Item 2. Identity and Background

 

  a) This Schedule 13D is being filed by Ram Krishnan. Mr. Krishnan is referred to herein as the “Reporting Person.”
     
  b) The principal business address for the Reporting Person is 2231 Rutherford Road, Suite 200, Carlsbad, CA 92008.
     
  c) The Reporting Person is the chief executive officer of and a director of the Issuer. The Issuer delivers interactive entertainment and innovative dining technology to bars and restaurants in North America.
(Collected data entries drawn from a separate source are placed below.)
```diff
@@ -250,15 +253,9 @@
         const int dxi = (i == 0) - (i == 2), dyi = (i == 1) - (i == 3);
         const bool go = lane < 4 && !(dxi * cox > 0 || dyi * coy > 0);
         const uint32_t nx = x + dxi, ny = y + dyi;
-        BF_CLK(c0);
         uint32_t* p = rel_lptr(cur, interior_cell(x, y), x, y, dxi, dyi, go);
         uint32_t n = 0;
         if (go) n = touch(p);
-#ifdef LAMA_PHASE_TIMING
-        n = __shfl_sync(kFullMask, n, lane);
-#endif
-        BF_CLK(c1);
-        BF_ACC(2, c0, c1);
         const int rx = cox - dxi, ry = coy - dyi;
         const uint32_t new_sq = (uint32_t)(rx * rx + ry * ry);
         const uint32_t cmp_sq = (n & kDmValid) ? dm_sqdist(n) : max_sqdist;
@@ -272,23 +269,25 @@
             }
         }
         __syncwarp();
+        commit(x, y, cur, c, p, over, new_sq, dm_pack(new_sq, rx, ry, true, true));
+    }
+
+    __device__ __forceinline__ void commit(uint32_t x, uint32_t y, uint32_t* cur, uint32_t c, uint32_t* p, bool over, uint32_t new_sq, uint32_t word)
+    {
+        const int i = lane & 3;
+        const uint32_t key = key_of(x + (i == 0) - (i == 2), y + (i == 1) - (i == 3));
         unsigned m = __ballot_sync(kFullMask, over) & 0xFu;
-        BF_CLK(c2);
-        BF_ACC(3, c1, c2);
-        const uint32_t key = key_of(nx, ny);
         while (m) {
             const int l = __ffs(m) - 1;
             m &= m - 1;
             BF_CLK(c4);
             push_lower(__shfl_sync(kFullMask, new_sq, l), __shfl_sync(kFullMask, key, l));
             BF_CLK(c5);
-            BF_ACC(5, c4, c5);
-            if (lane == l) *p = dm_pack(new_sq, rx, ry, true, true);
+            BF_ACC(3, c4, c5);
+            if (lane == l) *p = word;
         }
         if (lane == 0) *cur = c & ~kDmQueued;
         __syncwarp();
-        BF_CLK(c3);
-        BF_ACC(4, c2, c3);
     }
 
     __device__ __forceinline__ uint32_t update()
@@ -304,22 +303,78 @@
         }
         while (lower_q.size) {
             BF_CLK(a0);
-            const uint32_t key = heap_key(lower_q.pop());
-            BF_CLK(a1);
-            BF_ACC(0, a0, a1);
+            const uint32_t key = heap_key(lower_q.top());
             const uint32_t x = key & 0xFFFFu, y = key >> 16;
-            uint32_t* cur = uptr(x, y);
-            const uint32_t c = touch(cur);
+            const int i = lane & 3;
+            const int dxi = (i == 0) - (i == 2), dyi = (i == 1) - (i == 3);
+            const uint32_t nx = x + dxi, ny = y + dyi;
+            uint32_t* cur = dead ? nullptr : owned_ptr(x, y);
+            uint32_t* const np = (dead || lane >= 4) ? nullptr : owned_ptr(nx, ny);
+            uint32_t c = cur ? *cur : 0u;
+            const uint32_t nw = np ? *np : 0u;
+            lower_q.pop();
             ++processed;
-            if (c & kDmValid) {
-                const uint32_t o = touch(rel_uptr(cur, x, y, dm_ox(c), dm_oy(c)));
-                BF_CLK(a2);
-                BF_ACC(1, a1, a2);
-                if (dm_sqdist(o) == 0 && (c & kDmQueued)) lower(x, y, cur, c);
-            }
+            if (cur) {
+                if (!(c & kDmKnown)) {
+                    c |= kDmKnown;
+                    *cur = c;
+                }
+                BF_CLK(a1);
+                BF_ACC(0, a0, a1);
+                if (!(c & kDmValid)) continue;
+                const int cox = dm_ox(c), coy = dm_oy(c);
+                const bool go = lane < 4 && !(dxi * cox > 0 || dyi * coy > 0);
+                uint32_t* const op = same_patch(x, y, cox, coy) ? cur + cox + coy * kPatchLen : owned_ptr(x + cox, y + coy);
+                if (op && !__any_sync(kFullMask, go && !np)) {
+                    const uint32_t n = nw | kDmKnown;
+                    const int rx = cox - dxi, ry = coy - dyi;
+                    const uint32_t new_sq = (uint32_t)(rx * rx + ry * ry);
+                    const uint32_t cmp_sq = (n & kDmValid) ? dm_sqdist(n) : max_sqdist;
+                    bool over = go && new_sq < cmp_sq;
+                    const bool chk = go && !over && new_sq == dm_sqdist(n);
+                    const int nox = dm_ox(n), noy = dm_oy(n);
+                    uint32_t* qp = !chk ? nullptr : same_patch(nx, ny, nox, noy) ? np + nox + noy * kPatchLen : owned_ptr(nx + nox, ny + noy);
+                    const uint32_t o = *op;
+                    uint32_t q = qp ? *qp : 0u;
+                    if (!(o & kDmKnown)) *op = o | kDmKnown;
+                    BF_CLK(a2);
+                    BF_ACC(1, a1, a2);
+                    if (!(dm_sqdist(o) == 0 && (c & kDmQueued))) continue;
+                    if (__any_sync(kFullMask, chk && !qp)) {
+                        uint32_t* const p = lptr(nx + nox, ny + noy, chk && !qp);
+                        if (chk && !qp) {
+                            qp = p;
+                            q  = *p;
+                        }
+                    }
+                    if (go && !(nw & kDmKnown)) *np = n;
+                    if (chk) {
+                        if (!(q & kDmKnown)) *qp = q | kDmKnown;
+                        if (!(n & kDmValid) || !((q & kDmValid) && dm_sqdist(q) == 0)) over = true;
+                    }
+                    __syncwarp();
+                    commit(x, y, cur, c, np, over, new_sq, dm_pack(new_sq, rx, ry, true, true));
+                    BF_CLK(a3);
+                    BF_ACC(2, a2, a3);
+                    continue;
+                }
+            } else {
+                cur = uptr(x, y);
+                c   = touch(cur);
+                if (!(c & kDmValid)) continue;
+            }
+            const uint32_t o = touch(rel_uptr(cur, x, y, dm_ox(c), dm_oy(c)));
+            if (dm_sqdist(o) == 0 && (c & kDmQueued)) lower(x, y, cur, c);
         }
         return processed;
     }
+
+    __device__ __forceinline__ uint32_t* owned_ptr(uint32_t x, uint32_t y) const
+    {
+        const int di = dindex(x, y);
+        const int e  = di >= 0 ? dir[di] : -1;
+        return entry_ready(e) ? cellptr(e, x, y) : nullptr;
+    }
 };
 
 }
diff --git a/iris_lama_b200/csrc/kernels.cu b/iris_lama_b200/csrc/kernels.cu
--- a/iris_lama_b200/csrc/kernels.cu
+++ b/iris_lama_b200/csrc/kernels.cu
@@ -1224,7 +1224,7 @@
 
 constexpr int kBrushThreads = 128;
 __global__ void __launch_bounds__(kBrushThreads)
-k_brushfire(StoreView s, BrushParams bp, const uint64_t* __restrict__ events, MapUpdateStats* __restrict__ stats)
+k_brushfire(StoreView s, uint32_t* pool, BrushParams bp, const uint64_t* __restrict__ events, MapUpdateStats* __restrict__ stats)
 {
     extern __shared__ __align__(16) unsigned char smem_raw[];
     const int dim2    = s.window.dim * s.window.dim;
@@ -1281,8 +1281,8 @@
     bt[1] = clock64();
 #endif
 
-    WarpBrushfire bf(s, dir, gdir, scratch, lane, SmemHeap{lower_h, 0u, (uint32_t)bp.lower_cap}, SmemHeap{raise_h, 0u, (uint32_t)bp.raise_cap},
-                     bp.max_sqdist);
+    WarpBrushfire bf(s, pool, dir, gdir, scratch, lane, SmemHeap{lower_h, 0u, (uint32_t)bp.lower_cap},
+                     SmemHeap{raise_h, 0u, (uint32_t)bp.raise_cap}, bp.max_sqdist);
     bf.err |= my_err;
     for (uint32_t i = 0; i < nev; ++i) {
         const uint64_t e   = ev[i];
@@ -1298,7 +1298,7 @@
 #ifdef LAMA_PHASE_TIMING
     bt[3] = clock64();
     if (lane == 0 && bp.debug) printf("bf %d: pre %lld events %lld update %lld | nev %u raise %u lower %u pops %u\n", blockIdx.x, bt[1] - bt[0], bt[2] - bt[1], bt[3] - bt[2], nev, q0, q1, processed);
-    if (lane == 0 && bp.debug) printf("bfc %d: pop %lld cur %lld nbr %lld chk %lld commit %lld (pushes %lld)\n", blockIdx.x, bf.cyc[0], bf.cyc[1], bf.cyc[2], bf.cyc[3], bf.cyc[4], bf.cyc[5]);
+    if (lane == 0 && bp.debug) printf("bfc %d: trip1+sift %lld trip2 %lld commit %lld (pushes %lld)\n", blockIdx.x, bf.cyc[0], bf.cyc[1], bf.cyc[2], bf.cyc[3]);
 #endif
     const uint32_t err = __reduce_or_sync(0xffffffffu, bf.err);
     if (lane == 0) {
@@ -1797,7 +1797,7 @@
 void launch_brushfire(const StoreView& s, const BrushParams& bp, uint64_t* d_events, MapUpdateStats* d_stats, int count, cudaStream_t st)
 {
     if (count <= 0) return;
-    k_brushfire<<<count, kBrushThreads, brushfire_smem_bytes(s.window.dim, bp), st>>>(s, bp, d_events, d_stats);
+    k_brushfire<<<count, kBrushThreads, brushfire_smem_bytes(s.window.dim, bp), st>>>(s, s.pool, bp, d_events, d_stats);
 }
 void launch_copy_dirs(const StoreView& s, int src_set, int dst_set, const int32_t* d_idx, int dst_first, int count, cudaStream_t st)
 {
```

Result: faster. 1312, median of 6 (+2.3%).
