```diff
+      const int64_t prod = (int64_t)(2 * f.v[i]) * b;
+      h += ((i & 1) && (j & 1)) ? 2 * prod : prod;
+    }
+  }
+  return h;
+}
+SP_HD void fe10_lane_span(int lanes, int lane, int* lo, int* hi) {
+  const int per = (10 + lanes - 1) / lanes;
+  const int a = lane * per, b = a + per;
+  *lo = a < 10 ? a : 10;
+  *hi = b < 10 ? b : 10;
+}
+SP_HD void fe10_mul_share(const Fe10& f, const Fe10& g, int lanes, int lane, int64_t h[10]) {
+  Fe10Forms ff, gf;
+  for (int i = 0; i < 10; i++) {
+    fe10_forms_first(ff, i, f.v[i]);
+    fe10_forms_second(gf, i, g.v[i]);
+  }
+  int lo, hi;
+  fe10_lane_span(lanes, lane, &lo, &hi);
+  for (int k = lo; k < hi; k++) h[k] = fe10_mul_sum(ff, gf, k);
+}
+SP_HD void fe10_sqr_share(const Fe10& f, int lanes, int lane, int64_t h[10]) {
+  int lo, hi;
+  fe10_lane_span(lanes, lane, &lo, &hi);
+  for (int k = lo; k < hi; k++) h[k] = fe10_sqr_sum(f, k);
+}
+SP_HD int64_t fe10_carry_out(int64_t h, int k) { return (k & 1) ? (h + (1 << 24)) >> 25 : (h + (1 << 25)) >> 26; }
+SP_HD int64_t fe10_carry_split(int64_t h, int k, int64_t* c) {
+  *c = fe10_carry_out(h, k);
+  return h - *c * ((int64_t)1 << ((k & 1) ? 25 : 26));
+}
+SP_HD int64_t fe10_carry_in(int64_t c_below, int k) { return k == 0 ? 19 * c_below : c_below; }
+SP_HD Fe10 fe10_carry_par(const int64_t h[10]) {
+  int64_t r[10], c[10];
+  for (int k = 0; k < 10; k++) r[k] = fe10_carry_split(h[k], k, &c[k]);
+  for (int k = 0; k < 10; k++) r[k] += fe10_carry_in(c[(k + 9) % 10], k);
+  for (int k = 0; k < 10; k++) r[k] = fe10_carry_split(r[k], k, &c[k]);
+  Fe10 out;
+  for (int k = 0; k < 10; k++) out.v[k] = (int32_t)(r[k] + fe10_carry_in(c[(k + 9) % 10], k));
+  return out;
+}
 SP_HD Fe10 fe10_load(const Fp& x) {
   Fe10 t = fe10_from_fp(x);
   int64_t h[10];
diff --git a/spartan_amd/csrc/tree.hpp b/spartan_amd/csrc/tree.hpp
--- a/spartan_amd/csrc/tree.hpp
+++ b/spartan_amd/csrc/tree.hpp
@@ -19,7 +19,107 @@
   for (int i = 0; i < 10; i++) r.v[i] = __builtin_amdgcn_mov_dpp(a.v[i], 0x8D , 0xF, 0xF, true);
   return r;
 }
-__device__ __forceinline__ void pt10_tree_quad(Pt10* sm, Fe10* , size_t n) {
+#if defined(SP_TREE_QUAD_ONLY)
+#define SP_TREE_WIDE_MAX 0
+#else
+#define SP_TREE_WIDE_MAX 4
+#endif
+struct WideSlot {
+  Fe10Forms op;
+};
+static_assert(16 * sizeof(WideSlot) + 256 <= 256 * sizeof(Fe10), "the wide levels' slots share the exchange buffer with the 256 marks of the dedicated tree");
+__device__ __forceinline__ int32_t wide_lane_get(int32_t v, int src_lane) { return __builtin_amdgcn_ds_bpermute(src_lane << 2, v); }
+__device__ __forceinline__ int32_t wide_carry(int64_t h, int k, int below) {
+  int64_t c;
+  int64_t r = fe10_carry_split(h, k, &c);
+  const int32_t chi = wide_lane_get((int32_t)(c >> 32), below), clo = wide_lane_get((int32_t)c, below);
+  r += fe10_carry_in(((int64_t)chi << 32) | (uint32_t)clo, k);
+  r = fe10_carry_split(r, k, &c);
+  return (int32_t)(r + fe10_carry_in((int64_t)wide_lane_get((int32_t)c, below), k));
+}
+__device__ __forceinline__ int32_t wide_mul_limb(const WideSlot* fs, const WideSlot* ws, int k, bool live, int below) {
+  int64_t h = 0;
+  if (live) h = fe10_sum_from_forms((k & 1) ? fs->op.f : fs->op.fd, ws->op.w, k);
+  return wide_carry(h, k, below);
+}
+__device__ __forceinline__ int32_t wide_second_product(WideSlot* slots, int32_t mine, int k, bool live, int below, bool add, bool neg_mine) {
+  const int sl = threadIdx.x >> 4, role = sl & 3;
+  WideSlot* own = slots + sl;
+  const int32_t other = wide_lane_get(mine, (threadIdx.x & 63) ^ 16);
+  const int32_t val = add ? mine + other : (neg_mine ? other - mine : mine - other);
+  if (live) {
+    fe10_forms_first(own->op, k, val);
+    fe10_forms_second(own->op, k, val);
+  }
+  tree_wave_handover();
+  const int src = role == 0 ? 1 : (role == 1 ? 3 : (role == 2 ? 0 : 2));
+  return wide_mul_limb(own, slots + (sl & ~3) + src, k, live, below);
+}
+__device__ __forceinline__ void pt10_wide_level(Pt10* sm, WideSlot* slots, int s, size_t n, int32_t k2d_limb) {
+  const int t = threadIdx.x, q = t >> 6, sl = t >> 4, role = sl & 3, k = t & 15;
+  if (!(q < s && (size_t)(q + s) < n)) return;
+  const bool live = k < 10;
+  const int below = (t & 63) + (k == 0 ? 9 : -1);
+  const int fsel = role <= 1 ? 1 : (role == 2 ? 3 : 2);
+  const int gsel = role <= 1 ? 0 : (role == 2 ? 3 : 2);
+  const int osel = role == 0 ? 3 : (role == 1 ? 1 : (role == 2 ? 0 : 2));
+  Fe10* P = reinterpret_cast<Fe10*>(sm + q);
+  const Fe10* Q = reinterpret_cast<const Fe10*>(sm + q + s);
+  WideSlot* own = slots + sl;
+  int32_t u = 0;
+  if (live) {
+    int32_t g1 = P[gsel].v[k], g2 = Q[gsel].v[k];
+    g1 = role == 0 ? -g1 : (role == 2 ? 0 : g1);
+    g2 = role == 0 ? -g2 : (role >= 2 ? 0 : g2);
+    u = P[fsel].v[k] + g1;
+    fe10_forms_first(own->op, k, Q[fsel].v[k] + g2);
+    fe10_forms_second(own->op, k, k2d_limb);
+  }
+  tree_wave_handover();
+  const int32_t v2 = wide_mul_limb(own, own, k, live, below);
+  if (live) {
+    fe10_forms_first(own->op, k, u);
+    fe10_forms_second(own->op, k, v2);
+  }
+  tree_wave_handover();
+  const int32_t mine = wide_mul_limb(own, own, k, live, below);
+  const int32_t out = wide_second_product(slots, mine, k, live, below, (role & 1) != 0, true);
+  if (live) P[osel].v[k] = out;
+}
+__device__ __forceinline__ void pt10_wide_level_ded(Pt10* sm, unsigned char* idf, WideSlot* slots, int s, size_t n) {
+  const int t = threadIdx.x, q = t >> 6, sl = t >> 4, role = sl & 3, k = t & 15;
+  if (!(q < s && (size_t)(q + s) < n)) return;
+  const bool idP = idf[q] != 0, idQ = idf[q + s] != 0;
+  if (idQ) return;
+  tree_wave_handover();
+  if (idP) {
+    const int l = t & 63;
+    if (l < 40) reinterpret_cast<int32_t*>(sm + q)[l] = reinterpret_cast<const int32_t*>(sm + q + s)[l];
+    if (l == 0) idf[q] = 0;
+    return;
+  }
+  const bool live = k < 10;
+  const int below = (t & 63) + (k == 0 ? 9 : -1);
+  const int fP = role <= 1 ? 1 : role;
+  const int gP = role <= 1 ? 0 : role;
+  const int fQ = role <= 1 ? 1 : (role == 2 ? 3 : 2);
+  const int osel = role == 0 ? 2 : (role == 1 ? 1 : (role == 2 ? 0 : 3));
+  Fe10* P = reinterpret_cast<Fe10*>(sm + q);
+  const Fe10* Q = reinterpret_cast<const Fe10*>(sm + q + s);
+  WideSlot* own = slots + sl;
+  if (live) {
+    int32_t g1 = P[gP].v[k], g2 = Q[0].v[k];
+    g1 = role == 0 ? -g1 : g1;
+    g2 = role == 1 ? -g2 : (role >= 2 ? 0 : g2);
+    fe10_forms_first(own->op, k, P[fP].v[k] + g1);
+    fe10_forms_second(own->op, k, Q[fQ].v[k] + g2);
+  }
+  tree_wave_handover();
+  const int32_t mine = wide_mul_limb(own, own, k, live, below);
+  const int32_t out = wide_second_product(slots, mine, k, live, below, role == 1 || role == 2, role == 0);
+  if (live) P[osel].v[k] = out;
+}
+__device__ __forceinline__ void pt10_tree_quad(Pt10* sm, Fe10* xch, size_t n) {
   const int t = threadIdx.x, role = t & 3;
   const Fe10 zero = Fe10{{0, 0, 0, 0, 0, 0, 0, 0, 0, 0}};
   const Fe10 k2d = fe10_pick(fe10_one(), fe10_load(fp_D2()), role == 2);
@@ -28,7 +128,26 @@
   const int osel = role == 0 ? 3 : (role == 1 ? 1 : (role == 2 ? 0 : 2));
   int top = 128;
   while (top > 1 && (size_t)top >= n) top >>= 1;
+#if SP_TREE_WIDE_MAX > 0
+  WideSlot* const slots = reinterpret_cast<WideSlot*>(xch);
+  const Fe10 d2 = fe10_load(fp_D2());
+  int32_t k2d_limb = (t & 15) == 0 ? 1 : 0;
+  if (((t >> 4) & 3) == 2) {
+#pragma unroll
+    for (int i = 0; i < 10; i++) k2d_limb = (t & 15) == i ? d2.v[i] : k2d_limb;
+    if ((t & 15) >= 10) k2d_limb = 0;
+  }
+#else
+  (void)xch;
+#endif
   for (int s = top; s > 0; s >>= 1) {
+#if SP_TREE_WIDE_MAX > 0
+    if (s <= SP_TREE_WIDE_MAX) {
+      pt10_wide_level(sm, slots, s, n, k2d_limb);
+      __syncthreads();
+      continue;
+    }
+#endif
     for (int base = 0; base < s; base += 64) {
       const int q = base + (t >> 2);
       const bool act = q < s && (size_t)(q + s) < n;
@@ -48,7 +167,7 @@
         P[osel] = fe10_mul(val, fac);
       }
     }
-    if (s > 16) __syncthreads();
+    if (s > 16 || s <= 2 * SP_TREE_WIDE_MAX) __syncthreads();
     else tree_wave_handover();
   }
   __syncthreads();
@@ -63,6 +182,13 @@
   int top = 128;
   while (top > 1 && (size_t)top >= n) top >>= 1;
   for (int s = top; s > 0; s >>= 1) {
+#if SP_TREE_WIDE_MAX > 0
+    if (s <= SP_TREE_WIDE_MAX) {
+      pt10_wide_level_ded(sm, idf, reinterpret_cast<WideSlot*>(idf + 256), s, n);
+      __syncthreads();
+      continue;
+    }
+#endif
     for (int base = 0; base < s; base += 64) {
       const int q = base + (t >> 2);
       const bool act = q < s && (size_t)(q + s) < n;
@@ -88,7 +214,7 @@
         }
       }
     }
-    if (s > 16) __syncthreads();
+    if (s > 16 || s <= 2 * SP_TREE_WIDE_MAX) __syncthreads();
     else tree_wave_handover();
   }
   __syncthreads();
```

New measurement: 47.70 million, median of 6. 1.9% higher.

The Issuer’s principal executive offices are located at the address set forth in item 1(b), which information is incorporated herein by reference.
     
  d) During the last five years, the Reporting Person has not been convicted in a criminal proceeding.
     
  e) During the last five years, the Reporting Person has not been a party to a civil proceeding of a judicial or administrative body of competent jurisdiction and as a result of such proceeding was or is subject to a judgment, decree or final order enjoining future violations of, or prohibiting or mandating activities subject to, federal or state securities laws or finding any violations with respect to such laws.
     
  f) The Reporting Person is a citizen of the United States of America.

 

Item 3. Source and Amount of Funds or Other Consideration

 

The Reporting Person is the beneficial owner of 130,767 shares of Common Stock consisting of: (i) 51,618 shares of Common Stock and (ii) 79,149 shares of Common Stock subject to options owned by the Reporting Person that are exercisable within 60 days of December 31, 2017. An additional 20,851 shares of Common Stock are subject to options owned by the Reporting Person that are not exercisable within 60 days of December 31, 2017.

 

The Reporting Person acquired the shares of Common Stock with personal funds (approximately $250,000 worth of purchases between May 2015 and November 2016)) and in connection with compensation arrangements (15,718 shares issued in lieu of cash bonus earned in 2016).

 

Item 4. Purpose of Transaction

 

The Reporting Person has acquired his shares for investment purposes and in connection with compensation arrangements.

 

The Reporting Person has no present plan or proposal with respect to any action that would result in the occurrence of any of the matters enumerated under Item 4 of Schedule 13D. The Reporting Person reserves the right to formulate specific plans or proposals with respect to, or to change each of its intentions regarding, any or all of the foregoing.

 

 

 

 

CUSIP No. 629410606 

 

Item 5. Interest in Securities of the Issuer

 

  a) As of December 31, 2017, the Reporting Person beneficially owned 130,767 shares of Common Stock, or 5.03% of the outstanding shares of Common Stock as of December 31, 2017, based on 2,520,554 shares of Common Stock outstanding as of November 6, 2017 as reported in the Issuer’s Form 10-Q for the period ended September 30, 2017.
     
  b) The Reporting Person has sole voting and dispositive power of the Common Stock beneficially owned.
     
  c) No person other than the Reporting Person is known to have the right to receive, or the power to direct the receipt of dividends from or proceeds from the sale of, the Common Stock beneficially owned by the Reporting Person.

 

Item 6. Contracts, Arrangements, Understandings or Relationships with respect to Securities of the Issuer.

 

There are at present no contracts, arrangements, understandings or relationships (legal or otherwise), between the Reporting Person and any person with respect to any securities of the Issuer, including but not limited to transfer or voting of any of the securities, finder’s fees, joint ventures, loan or option arrangements, puts or calls, guarantees of profits, division of profits or loss, or the giving or withholding of proxies (including securities pledged or otherwise subject to a contingency the occurrence of which would give another person voting power or investment power over such securities other than standard default and similar provisions contained in loan agreements).

 

Item 7. Material to be filed as Exhibits.

 

None.

 

 

 

 

CUSIP No. 629410606 

 

SIGNATURE

 

After reasonable inquiry and to the best of my knowledge and belief, I certify that the information set forth in this statement is true, complete and correct.